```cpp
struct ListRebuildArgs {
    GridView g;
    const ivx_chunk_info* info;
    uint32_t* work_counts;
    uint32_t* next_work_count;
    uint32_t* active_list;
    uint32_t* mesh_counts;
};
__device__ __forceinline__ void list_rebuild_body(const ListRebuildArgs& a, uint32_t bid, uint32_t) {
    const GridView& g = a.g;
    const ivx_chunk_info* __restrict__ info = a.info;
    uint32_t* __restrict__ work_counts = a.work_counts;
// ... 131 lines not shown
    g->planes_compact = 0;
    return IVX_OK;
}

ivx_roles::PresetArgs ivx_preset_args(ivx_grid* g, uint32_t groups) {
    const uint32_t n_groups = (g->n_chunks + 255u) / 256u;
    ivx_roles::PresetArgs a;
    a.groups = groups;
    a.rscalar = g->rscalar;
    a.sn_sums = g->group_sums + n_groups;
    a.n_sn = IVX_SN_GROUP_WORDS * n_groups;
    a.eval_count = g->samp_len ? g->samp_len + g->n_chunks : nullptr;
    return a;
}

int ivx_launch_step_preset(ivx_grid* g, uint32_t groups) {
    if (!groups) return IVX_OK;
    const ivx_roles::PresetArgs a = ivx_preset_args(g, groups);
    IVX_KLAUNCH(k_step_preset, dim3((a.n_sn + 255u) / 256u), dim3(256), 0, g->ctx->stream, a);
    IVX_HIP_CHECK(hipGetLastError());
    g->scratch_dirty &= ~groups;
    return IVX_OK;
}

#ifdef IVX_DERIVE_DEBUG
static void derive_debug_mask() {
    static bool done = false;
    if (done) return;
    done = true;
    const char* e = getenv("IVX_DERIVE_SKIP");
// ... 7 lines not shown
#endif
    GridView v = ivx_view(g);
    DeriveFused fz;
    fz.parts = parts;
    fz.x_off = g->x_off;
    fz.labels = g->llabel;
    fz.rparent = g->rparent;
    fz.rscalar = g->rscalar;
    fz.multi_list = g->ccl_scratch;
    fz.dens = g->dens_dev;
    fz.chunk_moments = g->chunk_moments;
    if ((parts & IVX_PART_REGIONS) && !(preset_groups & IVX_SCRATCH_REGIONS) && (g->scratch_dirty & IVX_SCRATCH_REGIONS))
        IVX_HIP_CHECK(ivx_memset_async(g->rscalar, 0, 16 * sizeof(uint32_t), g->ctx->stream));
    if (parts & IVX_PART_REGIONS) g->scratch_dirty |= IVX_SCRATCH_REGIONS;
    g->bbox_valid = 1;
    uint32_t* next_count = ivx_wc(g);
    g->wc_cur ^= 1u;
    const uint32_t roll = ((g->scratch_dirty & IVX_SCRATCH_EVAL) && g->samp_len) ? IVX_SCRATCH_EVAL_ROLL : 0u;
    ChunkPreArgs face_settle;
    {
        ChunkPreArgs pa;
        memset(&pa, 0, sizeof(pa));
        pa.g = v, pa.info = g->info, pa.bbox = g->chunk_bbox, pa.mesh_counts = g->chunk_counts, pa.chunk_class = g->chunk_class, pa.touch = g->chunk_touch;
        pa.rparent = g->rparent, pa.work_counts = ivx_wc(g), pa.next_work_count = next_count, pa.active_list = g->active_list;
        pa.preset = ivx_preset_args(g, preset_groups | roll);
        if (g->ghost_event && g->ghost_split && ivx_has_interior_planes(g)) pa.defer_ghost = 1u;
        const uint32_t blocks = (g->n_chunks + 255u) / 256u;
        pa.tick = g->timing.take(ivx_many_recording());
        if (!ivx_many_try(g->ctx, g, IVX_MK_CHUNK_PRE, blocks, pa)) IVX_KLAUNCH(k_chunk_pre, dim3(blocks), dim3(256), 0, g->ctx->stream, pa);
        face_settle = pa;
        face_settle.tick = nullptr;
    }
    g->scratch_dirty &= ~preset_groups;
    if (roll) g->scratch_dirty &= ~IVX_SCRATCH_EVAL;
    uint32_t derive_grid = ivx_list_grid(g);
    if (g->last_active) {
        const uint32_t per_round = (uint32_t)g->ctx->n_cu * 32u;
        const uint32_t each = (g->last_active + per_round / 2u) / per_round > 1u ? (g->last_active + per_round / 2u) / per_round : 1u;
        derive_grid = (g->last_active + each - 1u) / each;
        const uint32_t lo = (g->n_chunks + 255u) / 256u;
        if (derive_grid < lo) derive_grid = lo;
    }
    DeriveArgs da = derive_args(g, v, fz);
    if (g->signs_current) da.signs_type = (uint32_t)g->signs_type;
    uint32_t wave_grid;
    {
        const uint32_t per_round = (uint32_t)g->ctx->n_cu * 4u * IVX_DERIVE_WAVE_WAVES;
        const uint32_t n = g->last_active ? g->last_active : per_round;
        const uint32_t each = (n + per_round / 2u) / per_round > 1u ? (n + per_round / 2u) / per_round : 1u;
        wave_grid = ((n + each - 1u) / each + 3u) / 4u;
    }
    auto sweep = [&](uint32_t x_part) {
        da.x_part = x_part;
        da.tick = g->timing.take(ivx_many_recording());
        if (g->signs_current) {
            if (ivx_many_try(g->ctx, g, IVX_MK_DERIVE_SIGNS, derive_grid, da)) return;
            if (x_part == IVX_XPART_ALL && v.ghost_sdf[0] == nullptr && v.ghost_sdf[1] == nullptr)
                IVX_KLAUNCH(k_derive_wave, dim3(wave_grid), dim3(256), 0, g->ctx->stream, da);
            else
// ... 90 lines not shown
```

§

# Aim of the task:
Reproduce all of the entries verbatim.

# Exercise solution:
```cpp
struct ListRebuildArgs {
    GridView g;
    const ivx_chunk_info* info;
    uint32_t* work_counts;
    uint32_t* next_work_count;
    uint32_t* active_list;
    uint32_t* mesh_counts;
};
__device__ __forceinline__ void list_rebuild_body(const ListRebuildArgs& a, uint32_t bid, uint32_t) {
    const GridView& g = a.g;
    const ivx_chunk_info* __restrict__ info = a.info;
    uint32_t* __restrict__ work_counts = a.work_counts;
// ... 131 lines not shown
    g->planes_compact = 0;
    return IVX_OK;
}

ivx_roles::PresetArgs ivx_preset_args(ivx_grid* g, uint32_t groups) {
    const uint32_t n_groups = (g->n_chunks + 255u) / 256u;
    ivx_roles::PresetArgs a;
    a.groups = groups;
    a.rscalar = g->rscalar;
    a.sn_sums = g->group_sums + n_groups;
    a.n_sn = IVX_SN_GROUP_WORDS * n_groups;
    a.eval_count = g->samp_len ? g->samp_len + g->n_chunks : nullptr;
    return a;
}

int ivx_launch_step_preset(ivx_grid* g, uint32_t groups) {
    if (!groups) return IVX_OK;
    const ivx_roles::PresetArgs a = ivx_preset_args(g, groups);
    IVX_KLAUNCH(k_step_preset, dim3((a.n_sn + 255u) / 256u), dim3(256), 0, g->ctx->stream, a);
    IVX_HIP_CHECK(hipGetLastError());
    g->scratch_dirty &= ~groups;
    return IVX_OK;
}

#ifdef IVX_DERIVE_DEBUG
static void derive_debug_mask() {
    static bool done = false;
    if (done) return;
    done = true;
    const char* e = getenv("IVX_DERIVE_SKIP");
// ... 7 lines not shown
#endif
    GridView v = ivx_view(g);
    DeriveFused fz;
    fz.parts = parts;
    fz.x_off = g->x_off;
    fz.labels = g->llabel;
    fz.rparent = g->rparent;
    fz.rscalar = g->rscalar;
    fz.multi_list = g->ccl_scratch;
    fz.dens = g->dens_dev;
    fz.chunk_moments = g->chunk_moments;
    if ((parts & IVX_PART_REGIONS) && !(preset_groups & IVX_SCRATCH_REGIONS) && (g->scratch_dirty & IVX_SCRATCH_REGIONS))
        IVX_HIP_CHECK(ivx_memset_async(g->rscalar, 0, 16 * sizeof(uint32_t), g->ctx->stream));
    if (parts & IVX_PART_REGIONS) g->scratch_dirty |= IVX_SCRATCH_REGIONS;
    g->bbox_valid = 1;
    uint32_t* next_count = ivx_wc(g);
    g->wc_cur ^= 1u;
    const uint32_t roll = ((g->scratch_dirty & IVX_SCRATCH_EVAL) && g->samp_len) ? IVX_SCRATCH_EVAL_ROLL : 0u;
    ChunkPreArgs face_settle;
    {
        ChunkPreArgs pa;
        memset(&pa, 0, sizeof(pa));
        pa.g = v, pa.info = g->info, pa.bbox = g->chunk_bbox, pa.mesh_counts = g->chunk_counts, pa.chunk_class = g->chunk_class, pa.touch = g->chunk_touch;
        pa.rparent = g->rparent, pa.work_counts = ivx_wc(g), pa.next_work_count = next_count, pa.active_list = g->active_list;
        pa.preset = ivx_preset_args(g, preset_groups | roll);
        if (g->ghost_event && g->ghost_split && ivx_has_interior_planes(g)) pa.defer_ghost = 1u;
        const uint32_t blocks = (g->n_chunks + 255u) / 256u;
        pa.tick = g->timing.take(ivx_many_recording());
        if (!ivx_many_try(g->ctx, g, IVX_MK_CHUNK_PRE, blocks, pa)) IVX_KLAUNCH(k_chunk_pre, dim3(blocks), dim3(256), 0, g->ctx->stream, pa);
        face_settle = pa;
        face_settle.tick = nullptr;
    }
    g->scratch_dirty &= ~preset_groups;
    if (roll) g->scratch_dirty &= ~IVX_SCRATCH_EVAL;
    uint32_t derive_grid = ivx_list_grid(g);
    if (g->last_active) {
        const uint32_t per_round = (uint32_t)g->ctx->n_cu * 32u;
        const uint32_t each = (g->last_active + per_round / 2u) / per_round > 1u ? (g->last_active + per_round / 2u) / per_round : 1u;
        derive_grid = (g->last_active + each - 1u) / each;
        const uint32_t lo = (g->n_chunks + 255u) / 256u;
        if (derive_grid < lo) derive_grid = lo;
    }
    DeriveArgs da = derive_args(g, v, fz);
    if (g->signs_current) da.signs_type = (uint32_t)g->signs_type;
    uint32_t wave_grid;
    {
        const uint32_t per_round = (uint32_t)g->ctx->n_cu * 4u * IVX_DERIVE_WAVE_WAVES;
        const uint32_t n = g->last_active ? g->last_active : per_round;
        const uint32_t each = (n + per_round / 2u) / per_round > 1u ? (n + per_round / 2u) / per_round : 1u;
        wave_grid = ((n + each - 1u) / each + 3u) / 4u;
    }
    auto sweep = [&](uint32_t x_part) {
        da.x_part = x_part;
        da.tick = g->timing.take(ivx_many_recording());
        if (g->signs_current) {
            if (ivx_many_try(g->ctx, g, IVX_MK_DERIVE_SIGNS, derive_grid, da)) return;
            if (x_part == IVX_XPART_ALL && v.ghost_sdf[0] == nullptr && v.ghost_sdf[1] == nullptr)
                IVX_KLAUNCH(k_derive_wave, dim3(wave_grid), dim3(256), 0, g->ctx->stream, da);
            else
// ... 90 lines not shown
```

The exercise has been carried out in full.